### Activity
When a line below holds the string "include", show that line.

[Collected data entries]
+-------+

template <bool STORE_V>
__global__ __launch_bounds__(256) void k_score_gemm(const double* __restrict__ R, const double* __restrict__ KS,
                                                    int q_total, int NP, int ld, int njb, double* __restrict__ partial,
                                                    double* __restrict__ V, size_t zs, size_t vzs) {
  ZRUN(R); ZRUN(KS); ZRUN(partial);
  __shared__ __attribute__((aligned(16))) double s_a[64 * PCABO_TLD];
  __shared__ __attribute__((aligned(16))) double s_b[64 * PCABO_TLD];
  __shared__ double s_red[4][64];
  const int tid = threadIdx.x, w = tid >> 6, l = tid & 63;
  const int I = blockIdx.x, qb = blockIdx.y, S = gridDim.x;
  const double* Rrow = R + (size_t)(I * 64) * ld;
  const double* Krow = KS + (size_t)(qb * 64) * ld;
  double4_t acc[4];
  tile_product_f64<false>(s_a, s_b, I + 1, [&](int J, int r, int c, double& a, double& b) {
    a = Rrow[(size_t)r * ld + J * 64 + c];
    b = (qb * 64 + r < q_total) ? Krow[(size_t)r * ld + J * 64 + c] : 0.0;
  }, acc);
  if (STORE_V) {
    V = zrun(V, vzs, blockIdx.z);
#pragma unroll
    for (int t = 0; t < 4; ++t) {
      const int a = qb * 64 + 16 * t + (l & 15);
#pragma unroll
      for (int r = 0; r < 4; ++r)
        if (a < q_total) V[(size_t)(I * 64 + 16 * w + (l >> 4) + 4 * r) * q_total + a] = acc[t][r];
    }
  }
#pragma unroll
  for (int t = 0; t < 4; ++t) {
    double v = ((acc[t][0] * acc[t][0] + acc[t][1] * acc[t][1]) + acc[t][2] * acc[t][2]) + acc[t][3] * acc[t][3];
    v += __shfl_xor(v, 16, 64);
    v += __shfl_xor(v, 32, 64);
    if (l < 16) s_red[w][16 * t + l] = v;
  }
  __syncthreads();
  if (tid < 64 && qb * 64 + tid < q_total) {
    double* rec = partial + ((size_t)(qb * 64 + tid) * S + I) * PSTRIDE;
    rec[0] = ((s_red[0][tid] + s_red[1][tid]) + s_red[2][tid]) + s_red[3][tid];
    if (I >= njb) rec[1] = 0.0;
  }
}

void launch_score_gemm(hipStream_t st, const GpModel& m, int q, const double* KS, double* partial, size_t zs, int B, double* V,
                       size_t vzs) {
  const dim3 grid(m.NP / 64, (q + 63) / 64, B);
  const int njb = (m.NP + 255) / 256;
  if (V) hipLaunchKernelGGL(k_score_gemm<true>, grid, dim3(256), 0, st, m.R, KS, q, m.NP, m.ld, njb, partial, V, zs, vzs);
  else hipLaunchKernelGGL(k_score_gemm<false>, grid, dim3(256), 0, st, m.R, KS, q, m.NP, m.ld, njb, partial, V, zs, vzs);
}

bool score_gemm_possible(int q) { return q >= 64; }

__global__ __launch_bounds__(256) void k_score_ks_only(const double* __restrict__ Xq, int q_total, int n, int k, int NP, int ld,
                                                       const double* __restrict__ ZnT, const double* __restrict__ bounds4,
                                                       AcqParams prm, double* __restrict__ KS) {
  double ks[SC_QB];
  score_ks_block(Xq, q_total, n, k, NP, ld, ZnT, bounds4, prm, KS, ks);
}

+-------+

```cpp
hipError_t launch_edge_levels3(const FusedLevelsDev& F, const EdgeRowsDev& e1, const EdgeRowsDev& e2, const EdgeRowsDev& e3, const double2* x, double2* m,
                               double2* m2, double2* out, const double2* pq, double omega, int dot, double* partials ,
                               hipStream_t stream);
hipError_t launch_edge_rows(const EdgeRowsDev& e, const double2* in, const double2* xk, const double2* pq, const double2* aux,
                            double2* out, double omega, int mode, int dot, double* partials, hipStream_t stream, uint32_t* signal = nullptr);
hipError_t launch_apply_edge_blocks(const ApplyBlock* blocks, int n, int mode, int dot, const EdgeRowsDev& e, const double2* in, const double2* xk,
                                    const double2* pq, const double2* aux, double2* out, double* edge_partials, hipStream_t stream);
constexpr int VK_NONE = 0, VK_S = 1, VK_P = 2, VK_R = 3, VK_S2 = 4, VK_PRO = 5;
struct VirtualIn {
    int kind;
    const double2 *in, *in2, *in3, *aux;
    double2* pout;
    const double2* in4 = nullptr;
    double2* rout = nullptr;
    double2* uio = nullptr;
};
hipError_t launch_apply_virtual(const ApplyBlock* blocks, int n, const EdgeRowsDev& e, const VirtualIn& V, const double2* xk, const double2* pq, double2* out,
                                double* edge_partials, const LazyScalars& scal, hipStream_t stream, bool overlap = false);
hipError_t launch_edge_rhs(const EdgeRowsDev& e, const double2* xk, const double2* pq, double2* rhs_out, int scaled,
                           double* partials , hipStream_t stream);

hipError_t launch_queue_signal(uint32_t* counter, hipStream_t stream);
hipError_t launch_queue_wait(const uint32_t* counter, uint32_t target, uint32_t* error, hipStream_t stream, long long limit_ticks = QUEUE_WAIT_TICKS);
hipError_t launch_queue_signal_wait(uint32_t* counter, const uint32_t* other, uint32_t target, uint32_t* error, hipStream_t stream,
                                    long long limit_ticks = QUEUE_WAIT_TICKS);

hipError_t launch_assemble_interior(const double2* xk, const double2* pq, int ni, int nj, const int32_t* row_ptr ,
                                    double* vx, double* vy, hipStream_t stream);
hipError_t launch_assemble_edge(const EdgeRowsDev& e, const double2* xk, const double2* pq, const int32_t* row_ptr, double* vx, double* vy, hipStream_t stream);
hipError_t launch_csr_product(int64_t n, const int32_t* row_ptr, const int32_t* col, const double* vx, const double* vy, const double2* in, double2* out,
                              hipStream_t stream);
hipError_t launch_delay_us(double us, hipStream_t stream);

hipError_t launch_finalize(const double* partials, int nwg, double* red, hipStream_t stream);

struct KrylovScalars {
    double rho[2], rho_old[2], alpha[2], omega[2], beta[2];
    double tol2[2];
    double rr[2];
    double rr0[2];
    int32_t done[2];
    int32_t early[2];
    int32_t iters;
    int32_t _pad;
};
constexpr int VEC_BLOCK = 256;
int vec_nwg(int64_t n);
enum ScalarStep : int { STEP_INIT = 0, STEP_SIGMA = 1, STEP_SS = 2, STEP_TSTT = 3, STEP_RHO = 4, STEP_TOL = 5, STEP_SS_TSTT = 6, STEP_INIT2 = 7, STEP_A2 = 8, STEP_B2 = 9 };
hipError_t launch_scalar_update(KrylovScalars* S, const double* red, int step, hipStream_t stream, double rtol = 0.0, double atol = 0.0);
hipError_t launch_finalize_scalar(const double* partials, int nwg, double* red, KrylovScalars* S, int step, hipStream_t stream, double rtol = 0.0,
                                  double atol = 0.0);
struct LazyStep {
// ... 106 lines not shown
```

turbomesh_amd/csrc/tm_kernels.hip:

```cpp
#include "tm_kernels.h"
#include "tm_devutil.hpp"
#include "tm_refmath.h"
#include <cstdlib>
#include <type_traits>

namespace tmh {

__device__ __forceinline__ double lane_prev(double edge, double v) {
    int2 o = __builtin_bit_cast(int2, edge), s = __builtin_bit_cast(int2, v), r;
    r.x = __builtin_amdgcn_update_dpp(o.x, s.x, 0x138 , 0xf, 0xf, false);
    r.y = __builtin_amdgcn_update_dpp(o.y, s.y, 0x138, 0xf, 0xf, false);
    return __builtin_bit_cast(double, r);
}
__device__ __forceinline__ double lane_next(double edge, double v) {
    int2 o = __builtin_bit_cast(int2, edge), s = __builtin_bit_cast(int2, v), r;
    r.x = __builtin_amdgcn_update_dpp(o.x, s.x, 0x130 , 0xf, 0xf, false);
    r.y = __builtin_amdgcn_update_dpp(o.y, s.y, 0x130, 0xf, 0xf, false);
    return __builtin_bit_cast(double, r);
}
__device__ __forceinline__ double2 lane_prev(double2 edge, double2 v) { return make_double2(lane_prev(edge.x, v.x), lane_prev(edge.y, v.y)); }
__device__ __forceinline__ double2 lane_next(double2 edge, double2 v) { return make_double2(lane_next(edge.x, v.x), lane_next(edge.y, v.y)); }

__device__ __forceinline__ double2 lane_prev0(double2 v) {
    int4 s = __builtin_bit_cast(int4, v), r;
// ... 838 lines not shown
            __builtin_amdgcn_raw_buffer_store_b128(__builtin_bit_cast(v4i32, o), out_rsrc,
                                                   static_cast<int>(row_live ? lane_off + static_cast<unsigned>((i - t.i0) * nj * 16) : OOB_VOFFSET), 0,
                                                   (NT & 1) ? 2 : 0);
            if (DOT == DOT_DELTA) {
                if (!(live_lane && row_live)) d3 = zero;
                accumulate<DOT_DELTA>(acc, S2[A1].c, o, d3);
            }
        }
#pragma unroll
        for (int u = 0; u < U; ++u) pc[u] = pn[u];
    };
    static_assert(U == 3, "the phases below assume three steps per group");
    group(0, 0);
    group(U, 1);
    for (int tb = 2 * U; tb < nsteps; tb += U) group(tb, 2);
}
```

+-------+

### Result below
#include "tm_kernels.h"
#include "tm_devutil.hpp"
#include "tm_refmath.h"
#include <cstdlib>
#include <type_traits>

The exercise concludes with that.